Seeing the Heat: Vision Transformers for Spatiotemporal Temperature Prediction

Forecasting land surface temperature (LST) is a key task in environmental monitoring. While Transformer-based architectures have recently shown promise in modeling temperature time series, it remains unclear whether representing geophysical signals as raw sequences or as visual encodings offers better predictive accuracy. In this work, we investigate this question by comparing two autoregressive architectures: a standard sequence-based Transformer operating on raw LST values, and a video-based model that leverages visual encodings of temperature fields on a pre-trained encoder. To this end, we convert hourly LST grids from the Copernicus Land Monitoring Service and the ERA5 datasets into color-coded heatmaps using OpenCV to further train a TimeSformer-based model that performs spatiotemporal attention across the resulting video-like sequences.
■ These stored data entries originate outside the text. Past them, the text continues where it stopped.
# Audio-WestlakeU/FN-SSL

Measured on AMD Instinct MI355X. Metric: TF-frames/sec DP-IPD forward, 4-mic 257-bin x 300-frame, higher is better.
Workload: dtype f32; 1 GPU; BASELINE configs[1]: FN-SSL (online) DP-IPD forward, waveform->STFT->features->3x(full-band BiLSTM + narrow-band LSTM)->head; 32 utterances/GPU x 4 mics ('MM' = 6 pairs) x 257 bins x 300 frames, fp32; frame = one STFT frame of one utterance; stream_chunk_frames=0, utterances_per_gpu=32, global_batch=32, mics=4, pairs_per_utterance=6, frames=300, bins=257, parallelism=dp1 (utterance shards, no collective), chunk_pairs=0

## Files before the change

fn-ssl_amd/csrc/forward.hip:

```cpp
#include <algorithm>

#include "common.h"

namespace {

size_t align_up(size_t v, size_t a) { return (v + a - 1) / a * a; }

struct Plan {
  int chunk;
  size_t act_floats;
  size_t lstm_ws;
  size_t head_floats;
  size_t total;
};

Plan make_plan(int nb, int nf, int nt, int is_online, int chunk_pairs) {
  Plan p;
  p.chunk = (chunk_pairs <= 0 || chunk_pairs > nb) ? nb : chunk_pairs;
  p.act_floats = (size_t)p.chunk * nt * nf * 256;
  const size_t ws_full = fnssl_lstm_workspace_bytes_ex(p.chunk * nt, 128, 2, FNSSL_PRECISION_FP32);
  const size_t ws_narr = is_online ? fnssl_lstm_workspace_bytes_ex(p.chunk * nf, 256, 1, FNSSL_PRECISION_FP32)
                                   : fnssl_lstm_workspace_bytes_ex(p.chunk * nf, 128, 2, FNSSL_PRECISION_FP32);
  p.lstm_ws = align_up(std::max(ws_full, ws_narr), 256);
  p.head_floats = (size_t)p.chunk * (nt / FNSSL_SEG_FRAMES) * 2 * nf;
  p.total = 6 * align_up(p.act_floats * 4, 256) + p.lstm_ws + align_up(p.head_floats * 4, 256) + 256;
  return p;
}

}

extern "C" {

size_t fnssl_forward_workspace_bytes(int nb, int nf, int nt, int is_online, int chunk_pairs) {
  if (nb <= 0 || nf <= 0 || nt <= 0) return 0;
  return make_plan(nb, nf, nt, is_online, chunk_pairs).total;
}

int fnssl_forward(const fnssl_net* net, const float* x0, int nb, int nf, int nt, float* out, void* workspace,
                  size_t workspace_bytes, int chunk_pairs, void* stream) {
  FNSSL_REQUIRE(net && x0, "forward: null pointer");
  FNSSL_REQUIRE(nb > 0 && nf > 0 && nt > 0, "forward: empty problem (nb %d, nf %d, nt %d)", nb, nf, nt);
  if (nt / FNSSL_SEG_FRAMES == 0) return FNSSL_OK;
  FNSSL_REQUIRE(out, "forward: null output pointer");
  FNSSL_REQUIRE(net->input_size > 0 && net->input_size % 4 == 0, "forward: input_size %d must be a multiple of 4",
                net->input_size);
  FNSSL_REQUIRE(!net->doa_wt || nf == 256, "forward: the DOA layer needs nf = 256 (Linear(512, 180))");
  const Plan pl = make_plan(nb, nf, nt, net->is_online, chunk_pairs);
  if (!workspace || workspace_bytes < pl.total) {
    fnssl::set_error("forward: workspace %zu < %zu bytes", workspace_bytes, pl.total);
    return FNSSL_E_WORKSPACE;
  }
  char* wsb = static_cast<char*>(workspace);
  wsb = reinterpret_cast<char*>(align_up(reinterpret_cast<uintptr_t>(wsb), 256));
  const size_t act_bytes = align_up(pl.act_floats * 4, 256);
  float* F[2] = {reinterpret_cast<float*>(wsb), reinterpret_cast<float*>(wsb + act_bytes)};
  float* N[2] = {reinterpret_cast<float*>(wsb + 2 * act_bytes), reinterpret_cast<float*>(wsb + 3 * act_bytes)};
  float* Sf = reinterpret_cast<float*>(wsb + 4 * act_bytes);
  float* Sn = reinterpret_cast<float*>(wsb + 5 * act_bytes);
  float* lws = reinterpret_cast<float*>(wsb + 6 * act_bytes);
  float* head_tmp = reinterpret_cast<float*>(wsb + 6 * act_bytes + pl.lstm_ws);

  const int cin = net->input_size;
  const int nt2 = nt / FNSSL_SEG_FRAMES;
  const int narr_h = net->is_online ? 256 : 128;
  const int narr_dirs = net->is_online ? 1 : 2;
  const long long C = 256;
  const long long PS = (long long)nt * nf * C;
  const fnssl_view fl_by_full = {nullptr, PS, (long long)nf * C, C};
  const fnssl_view fl_by_narr = {nullptr, PS, C, (long long)nf * C};
  const fnssl_view nl_by_full = {nullptr, PS, C, (long long)nt * C};
  const fnssl_view nl_by_narr = {nullptr, PS, (long long)nt * C, C};
  auto with = [](fnssl_view v, const float* p) {
    v.p = p;
    return v;
  };

  for (int p0 = 0; p0 < nb; p0 += pl.chunk) {
    const int G = std::min(pl.chunk, nb - p0);
    const float* xc = x0 + (size_t)p0 * nt * nf * cin;
    for (int blk = 0; blk < 3; ++blk) {
      float* Fo = F[blk & 1];
      float* No = N[blk & 1];
      const float* Np = N[(blk + 1) & 1];
      fnssl_lstm_desc d = {};
      d.hidden = 128;
      d.ndir = 2;
      d.nseq = G * nt;
      d.q_inner = nt;
      d.nsteps = nf;
      if (blk == 0) {
        d.src0 = fnssl_view{xc, (long long)nt * nf * cin, (long long)nf * cin, cin};
        d.c0 = cin;
      } else {
        d.src0 = with(nl_by_full, Sn);
        d.c0 = 256;
      }
      d.out = Fo;
      d.out_so = fl_by_full.so;
      d.out_si = fl_by_full.si;
      d.out_st = fl_by_full.st;
      if (blk > 0) {
        d.skip = with(nl_by_full, Np);
        d.out_sum = Sf;
      }
      d.wpack[0] = net->wpack[blk][0][0];
      d.wpack[1] = net->wpack[blk][0][1];
      d.workspace = lws;
      d.workspace_bytes = pl.lstm_ws;
      d.fallback_count = net->fallback_count;
      d.tuning = net->tuning;
      int rc = fnssl_lstm_forward(&d, stream);
      if (rc != FNSSL_OK) return rc;
      fnssl_lstm_desc e = {};
      e.hidden = narr_h;
      e.ndir = narr_dirs;
      e.nseq = G * nf;
      e.q_inner = nf;
      e.nsteps = nt;
      e.c0 = 256;
      if (blk == 0) {
        e.src0 = with(fl_by_narr, Fo);
        e.src2 = fnssl_view{xc, (long long)nt * nf * cin, cin, (long long)nf * cin};
        e.c2 = cin;
      } else {
        e.src0 = with(fl_by_narr, Sf);
      }
      e.out = No;
      e.out_so = nl_by_narr.so;
      e.out_si = nl_by_narr.si;
      e.out_st = nl_by_narr.st;
      if (blk < 2) {
        e.skip = with(fl_by_narr, Fo);
        e.out_sum = Sn;
      }
      e.wpack[0] = net->wpack[blk][1][0];
      e.wpack[1] = net->wpack[blk][1][1];
      e.workspace = lws;
      e.workspace_bytes = pl.lstm_ws;
      e.fallback_count = net->fallback_count;
      e.tuning = net->tuning;
      rc = fnssl_lstm_forward(&e, stream);
      if (rc != FNSSL_OK) return rc;
    }
    if (nt2 > 0) {
      if (net->doa_wt) {
        int rc = fnssl_head(N[0], G, nf, nt, net->emb_w, net->emb_b, head_tmp, stream);
        if (rc != FNSSL_OK) return rc;
        rc = fnssl_linear(head_tmp, G * nt2, 2 * nf, net->doa_wt, net->doa_b, 180,
                          out + (size_t)p0 * nt2 * 180, stream);
        if (rc != FNSSL_OK) return rc;
      } else {
        int rc = fnssl_head(N[0], G, nf, nt, net->emb_w, net->emb_b, out + (size_t)p0 * nt2 * 2 * nf, stream);
        if (rc != FNSSL_OK) return rc;
      }
    }
  }
  return FNSSL_OK;
}

}
```
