#include "../../include/g2s.h"
#include "../../include/g2s_test.h"
#include "envcache.hpp"
#include "d2_device.h"
#include "d3_device.h"
// ... 3396 lines not shown
  const FillParams fp = fill_params_of(s);
  const bool timed = dpp->timed, res_direct = dpp->res_direct, arena_direct = dpp->arena_direct;
  const bool self_clean = dpp->self_clean;
  const D3Side& side_h = dpp->side_h;
  const D3Work& W = dpp->W;
  D3Summary* hsum = dpp->hsum;
  hipEvent_t d3_begin = dpp->d3_begin;
  g2s_result* results = dpp->results;
  char* arena = dpp->arena;
  const auto t_enter = dpp->t_enter, t_launched = dpp->t_launched;
  if (hipSetDevice(s->device) != hipSuccess) return fail(G2S_ERR_NO_DEVICE, "cannot select device");
  hipStream_t st = s->stream;
  unsigned long long handed = ~0ull;
  if (dpp->discard) {
    HIP_TRY_S(hipStreamSynchronize(st));
    if (!self_clean) HIP_TRY_S(hipMemsetAsync(W.sum, 0, 1024 + 64 * 128, st));
    s->d_d3.clean = 1024 + 64 * 128;
    s->self_cleaned = self_clean && hsum->status == 0;
    s->side_dirty = SIZE_MAX;
    *ms_d3_out = 0;
    *fell_back = true;
    return G2S_OK;
  }
  const SegEarly eh = s->early_host;
  std::atomic<uint32_t> early_next(0);
  std::atomic<int> early_done(0);
  std::function<void(size_t)> early_worker;
  bool early_posted = false;
  const bool early_inline = eh.cap_items && L.groups.size() == 1 && L.dmax < 2500 && n < 3072;
  std::vector<std::pair<uint32_t, uint32_t>>& inline_done = s->early_inline_done;
  inline_done.clear();
  uint32_t inline_next = 0;
  auto early_take_ready = [&]() {
    while (inline_next < eh.cap_items && __atomic_load_n(&eh.items[8 * (size_t)inline_next + 4], __ATOMIC_ACQUIRE) != 0u) {
      const uint32_t idx = inline_next++;
      const uint32_t gap = eh.items[8 * (size_t)idx], ns = eh.items[8 * (size_t)idx + 1], so = eh.items[8 * (size_t)idx + 2];
      if (ns == 0u || gap >= n) continue;
      if (s->early_prep.size() <= idx) { s->early_prep.resize((size_t)idx + 8); s->early_scratch.resize((size_t)idx + 8); }
      SubPrep& pp = s->early_prep[idx];
      pp.reset();
      std::vector<uint64_t>& sc = s->early_scratch[idx];
      if (sc.size() < 3 * (size_t)ns + 1) sc.resize(3 * (size_t)ns + 1);
      SubView v;
      v.out = &eh.outs[idx]; v.segs = eh.segs + so; v.n_segs = ns;
      if (seg_analyze(fp, L.groups[0]->jobs[gap], v, &pp, sc.data())) inline_done.emplace_back(gap, idx);
    }
  };
  if (!early_inline && eh.cap_items && L.groups.size() == 1 && s->pool->size() > 0 &&
      __atomic_load_n(side_h.count, __ATOMIC_ACQUIRE) == ~0ull) {
    s->early_of_gap.assign(n, -1);
    if (s->early_prep.size() < eh.cap_items) { s->early_prep.resize(eh.cap_items); s->early_scratch.resize(eh.cap_items); }
    early_worker = [&](size_t) {
      for (;;) {
        uint32_t idx = early_next.load(std::memory_order_acquire);
        const bool ready = idx < eh.cap_items && __atomic_load_n(&eh.items[8 * (size_t)idx + 4], __ATOMIC_ACQUIRE) != 0u;
        if (ready) {
          if (!early_next.compare_exchange_weak(idx, idx + 1u)) continue;
          const uint32_t gap = eh.items[8 * (size_t)idx], ns = eh.items[8 * (size_t)idx + 1], so = eh.items[8 * (size_t)idx + 2];
          if (ns == 0u || gap >= n) continue;
          SubPrep& pp = s->early_prep[idx];
          pp.reset();
          std::vector<uint64_t>& sc = s->early_scratch[idx];
          if (sc.size() < 3 * (size_t)ns + 1) sc.resize(3 * (size_t)ns + 1);
          SubView v;
          v.out = &eh.outs[idx]; v.segs = eh.segs + so; v.n_segs = ns;
          if (seg_analyze(fp, L.groups[0]->jobs[gap], v, &pp, sc.data())) s->early_of_gap[gap] = (int32_t)idx;
          continue;
        }
        if (early_done.load(std::memory_order_acquire)) {
          idx = early_next.load(std::memory_order_acquire);
          if (idx < eh.cap_items && __atomic_load_n(&eh.items[8 * (size_t)idx + 4], __ATOMIC_ACQUIRE) != 0u) continue;
          return;
        }
        cpu_relax();
      }
    };
    s->pool->post((size_t)std::min(s->pool->size(), 15), early_worker);
    early_posted = true;
  }
  for (unsigned spins = 0;; spins++) {
    handed = __atomic_load_n(side_h.count, __ATOMIC_ACQUIRE);
    if (handed != ~0ull) break;
    if (early_inline) early_take_ready();
    if ((spins & 1023u) == 1023u && hipStreamQuery(st) != hipErrorNotReady) {
      handed = __atomic_load_n(side_h.count, __ATOMIC_ACQUIRE);
      if (handed == ~0ull) handed = 1ull << 63;
      break;
    }
    cpu_relax();
  }
  if (early_inline && handed != ~0ull && !(handed >> 63) && (handed & 0x7FFFFFFFFFFFFFFFull)) early_take_ready();
  if (early_posted) { early_done.store(1, std::memory_order_release); s->pool->finish(); }
  const auto t_handed = std::chrono::steady_clock::now();
  std::atomic<int> host_bad(0);
  const size_t ni = (size_t)(handed & 0x7FFFFFFFFFFFFFFFull);
  g2s_result* rs_host = res_direct ? results : (g2s_result*)s->h_res.p;
  uint64_t host_fill_bytes = 0;
  if (ni && !(handed >> 63)) {
    char* text = arena_direct ? arena : (char*)s->h_text.p;
    auto one = [&](size_t x) {
      for (unsigned spins = 0; __atomic_load_n(&side_h.items[x].pad, __ATOMIC_ACQUIRE) == 0u; spins++) {
        if ((spins & 4095u) == 4095u && hipStreamQuery(st) != hipErrorNotReady &&
            __atomic_load_n(&side_h.items[x].pad, __ATOMIC_ACQUIRE) == 0u) { host_bad.fetch_add(1); return; }
        cpu_relax();
      }
      const D3HostItem& h = side_h.items[x];
      const size_t q = h.gap / L.group_size, loc = h.gap % L.group_size;
      const g2s_batch* gb = L.groups[q];
      const auto t_one = std::chrono::steady_clock::now();
      struct Lap { const std::chrono::steady_clock::time_point t0, th; const D3HostItem& h; size_t x; bool on;
                   ~Lap() { if (on && h.n_segs >= 2000) fprintf(stderr, "[g2s] host-finished item %zu (gap %u): %u segments, %u draws: picked up %.3f ms after the hand-over, %.3f ms\n", x, h.gap, h.n_segs, h.draws,
                                                              ms_between(th, t0), ms_since(t0)); } }
          lap{t_one, t_handed, h, x, dbg_analysis_stats};
      int32_t ei = early_posted ? s->early_of_gap[h.gap] : -1;
      if (early_inline) for (const auto& pr : inline_done) if (pr.first == h.gap) { ei = (int32_t)pr.second; break; }
      const bool ok = ei >= 0 && eh.items[8 * (size_t)ei + 1] == h.n_segs
          ? finish_gap_on_host(g, fp, gb->jobs[loc], eh.outs[ei], eh.segs + eh.items[8 * (size_t)ei + 2], h.n_segs, side_h.rnd + h.rnd_off,
                               h.draws, (uint64_t)(L.group_arena[q] + gb->arena_off[loc]), text, &rs_host[h.gap], &s->early_prep[(size_t)ei], true)
          : finish_gap_on_host(g, fp, gb->jobs[loc], side_h.outs[x], side_h.segs + h.seg_off, h.n_segs, side_h.rnd + h.rnd_off, h.draws,
                               (uint64_t)(L.group_arena[q] + gb->arena_off[loc]), text, &rs_host[h.gap], nullptr, true);
      if (!ok) host_bad.fetch_add(1);
    };
    std::vector<uint32_t>& lpt = s->host_order;
    lpt.resize(ni);
    for (size_t x = 0; x < ni; x++) lpt[x] = (uint32_t)x;
    if (ni > 2) {
      std::sort(lpt.begin(), lpt.end(), [&](uint32_t a, uint32_t b) {
        const uint32_t na = side_h.items[a].n_segs, nb = side_h.items[b].n_segs;
        return na != nb ? na > nb : a < b;
      });
      s->pool->run(ni, [&](size_t x) { one((size_t)lpt[x]); });
    } else for (size_t x = 0; x < ni; x++) one(x);
    for (size_t x = 0; x < ni; x++) host_fill_bytes += (uint64_t)rs_host[side_h.items[x].gap].fill_len;
    if (const char* path = GENV("G2S_HOST_ITEMS_DUMP")) {
      if (FILE* f = fopen(path, "wb")) {
        for (size_t x = 0; x < ni; x++) {
          const D3HostItem& h = side_h.items[x];
          const GapOut& go = side_h.outs[x];
          const int32_t hd[8] = {(int32_t)h.gap, (int32_t)h.n_segs, go.c_count, go.n_len, go.len[0], go.len[1], go.reached_j, go.final_d};
          fwrite(hd, sizeof hd, 1, f);
          fwrite(side_h.segs + h.seg_off, sizeof(SegRec), h.n_segs, f);
        }
        fclose(f);
      }
    }
  }
  const auto t_finished = std::chrono::steady_clock::now();
  HIP_TRY_S(hipStreamSynchronize(st));
  const auto t_synced = std::chrono::steady_clock::now();
  float ms_d3 = 0;
  if (timed) HIP_TRY_S(hipEventElapsedTime(&ms_d3, d3_begin, s->ev[3]));
  *ms_d3_out = ms_d3;
  if (GENV("G2S_DEBUG")) {
    unsigned long long lp[34];
    HIP_TRY_S(hipMemcpy(lp, (char*)W.sum + 512, sizeof lp, hipMemcpyDeviceToHost));
    auto us = [&](int a, int b) { return lp[a] && lp[b] ? ((double)lp[b] - (double)lp[a]) / 100.0 : -1.0; };
    fprintf(stderr, "[g2s] phase D3 laps (us): front classify %.1f scan %.1f | to tables %.1f: status %.1f records %.1f closure %.1f walks %.1f | to back %.1f: tables into LDS %.1f chain %.1f hand-off %.1f fence %.1f | to trace %.1f, longest wave: to closure %.1f walk %.1f bases %.1f all %.1f, first entry to last end %.1f\n",
            us(0, 1), us(1, 2), us(2, 3), us(3, 4), us(4, 5), us(5, 6), us(6, 7), us(7, 8), us(8, 9), us(9, 10), us(10, 11), us(11, 12), us(12, 13),
            lp[14] / 100.0, lp[15] / 100.0, lp[16] / 100.0, (double)(lp[17] >> 24) / 100.0, us(13, 18));
    fprintf(stderr, "[g2s] the longest wave of the trace kernel: gap %llu%s\n", lp[17] & 0x7FFFFFull, (lp[17] >> 23) & 1ull ? " (handed to the host)" : "");
    fprintf(stderr, "[g2s] scan (us): sums %.1f, base + layout pass %.1f, table offsets + records %.1f\n", us(20, 21), us(21, 22), us(22, 23));
    fprintf(stderr, "[g2s] the last wave of the trace kernel: the summary's copy to the host begins %.1f us after the kernel's first entry and takes %.1f us\n", us(13, 24), us(24, 25));
    if (GENV("G2S_DEBUG_GAP") && lp[26])
      fprintf(stderr, "[g2s] gap %s in the trace kernel (us): enters %.1f behind the kernel's first wave | to closure in LDS %.1f | chain %.1f | bases classified %.1f | text %.1f | record %.1f\n",
              GENV("G2S_DEBUG_GAP"), us(13, 26), us(26, 27), us(27, 28), us(28, 29), us(29, 30), us(30, 31));
    fprintf(stderr, "[g2s] g2s_d3_tables: the last workgroup with a tile ends %.1f us after the first workgroup's entry, the last workgroup of all %.1f us\n", us(3, 32), us(3, 33));
    fprintf(stderr, "[g2s] the wave with the longest walk: %.1f us, %llu segments entered in %.1f us\n", (double)(lp[19] >> 32) / 100.0, (lp[19] >> 16) & 0xFFFF, (double)(lp[19] & 0xFFFF) / 100.0);
  }
  if (!self_clean) HIP_TRY_S(hipMemsetAsync(W.sum, 0, 1024 + 64 * 128, st));
  s->d_d3.clean = 1024 + 64 * 128;
  s->self_cleaned = self_clean && hsum->status == 0;
  uint64_t spec_groups = 0, spec_sent = 0;
  for (int q = 0; q < 64; q++) {
    hsum->fill_bytes += ((const unsigned long long*)((const char*)hsum + 1024))[q * 16] & ((1ull << 40) - 1);
    const unsigned long long gw = ((const unsigned long long*)((const char*)hsum + 1024))[q * 16 + 1];
    spec_groups += gw & 0xFFFFFFFFull; spec_sent += gw >> 32;
  }
  hsum->fill_bytes += host_fill_bytes;
  bool test_fallback = false;
  if (const char* tf = GENV("G2S_RESIDENT_TEST_FALLBACK")) {
    static std::mutex mu;
    static std::string seen;
    static int waits = 0;
    std::lock_guard<std::mutex> lk(mu);
    if (seen != tf) { seen = tf; waits = 0; }
    const int mine = waits++;
    test_fallback = strncmp(tf, "rel:", 4) != 0 || mine == atoi(tf + 4);
  }
  if (hsum->status != 0 || hsum->anomalies != 0 || test_fallback || host_bad.load() || hsum->host_items != ni) {
    if (GENV("G2S_DEBUG"))
      fprintf(stderr, "[g2s] resident mode: list of %zu gaps goes to the host path (status %#x, %u gaps not finished on the device, %u anomalies, %llu table entries, %d host-finished gaps disagree)\n",
              n, hsum->status, hsum->unhandled, hsum->anomalies, (unsigned long long)hsum->table_entries, host_bad.load());
    const bool defect = hsum->anomalies != 0 || host_bad.load();
    if (hsum->unhandled) s->segw_quiet = 0;
    if (!test_fallback && defect && ++s->resident_strikes >= 3) s->resident_off = true;
    *fell_back = true;
    return G2S_OK;
  }
  s->resident_strikes = 0;
  s->segw_quiet = hsum->big_gaps ? 0 : std::min(s->segw_quiet + 1, 1 << 20);
  s->side_dirty = ni;
  if (!res_direct || !arena_direct) {
    const g2s_result* rs = res_direct ? results : (const g2s_result*)s->h_res.p;
    const char* text = (const char*)s->h_text.p;
    const size_t per_task = 256, ntasks = (n + per_task - 1) / per_task;
    auto copy_range = [&](size_t t) {
      const size_t lo = t * per_task, hi = std::min(n, lo + per_task);
      if (!res_direct) memcpy(results + lo, rs + lo, (hi - lo) * sizeof(g2s_result));
      if (!arena_direct)
        for (size_t i = lo; i < hi; i++) memcpy(arena + rs[i].fill_off, text + rs[i].fill_off, (size_t)rs[i].fill_len + 1);
    };
    if (ntasks > 2) s->pool->run(ntasks, copy_range);
    else for (size_t t = 0; t < ntasks; t++) copy_range(t);
  }
  if (!dpp->sharded && !L.restart) s->rcache.jump((size_t)hsum->draws_total, hsum->rand_state);
  g2s_timing& tm = *tm_out;
  tm.xA += hsum->xA; tm.sA += hsum->sA; tm.xB += hsum->xB; tm.sB += hsum->sB; tm.xD += hsum->xD; tm.sD += hsum->sD;
  tm.seg_segments += hsum->segs;
  tm.seg_tier_gaps += hsum->seg_gaps - hsum->big_gaps;
  tm.segx_tier_gaps += hsum->big_gaps;
  tm.fill_bytes += hsum->fill_bytes;
  tm.ms_d3 += ms_d3;
  tm.resident_launches++;
  tm.draw_dependent_gaps += hsum->n_var;
  tm.host_finished_gaps += (uint32_t)hsum->host_items;
  tm.traced_in_fill_gaps += hsum->traced_gaps;
  tm.guessed_in_fill_gaps += hsum->spec_gaps;
  tm.guessed_groups += (uint32_t)spec_groups; tm.guessed_groups_resent += (uint32_t)spec_sent;
  tm.d3_table_entries += hsum->table_entries;
  const auto t_end = std::chrono::steady_clock::now();
  s->lap_d3_queued = t_launched; s->lap_handed = t_handed; s->lap_finished = t_finished; s->lap_synced = t_synced; s->lap_end = t_end;
  s->laps_valid = true;
  if (GENV("G2S_DEBUG"))
    fprintf(stderr, "[g2s] resident mode, phase D3 of %zu gaps: set-up + launches %.3f ms, wait for the hand-over %.3f ms, %zu gaps finished by the host in %.3f ms, wait for the trace kernel %.3f ms, results %.3f ms (kernels %.3f ms); %u draw-dependent gaps, %llu table entries, %llu draws; results %s, text %s\n",
            n, ms_between(t_enter, t_launched), ms_between(t_launched, t_handed), ni, ms_between(t_handed, t_finished),
            ms_between(t_finished, t_synced), ms_between(t_synced, t_end), ms_d3, hsum->n_var,
            (unsigned long long)hsum->table_entries, (unsigned long long)hsum->draws_total, res_direct ? "direct" : "staged",
            arena_direct ? "direct" : "staged");
  return G2S_OK;
}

The visual backbone extracts structured features from both space and time, which are then passed to an autoregressive decoder to forecast the next 72 h of temperature evolution. Our framework is evaluated on a multi-year dataset covering the region of Florence (Italy), and compared against a previously validated Transformer model trained directly on numerical signals. Experimental results show that the vision-based model achieves competitive performance with respect to the numeric baseline. The study highlights the potential of vision transformers for environmental forecasting tasks, bridging computer vision and climate modeling.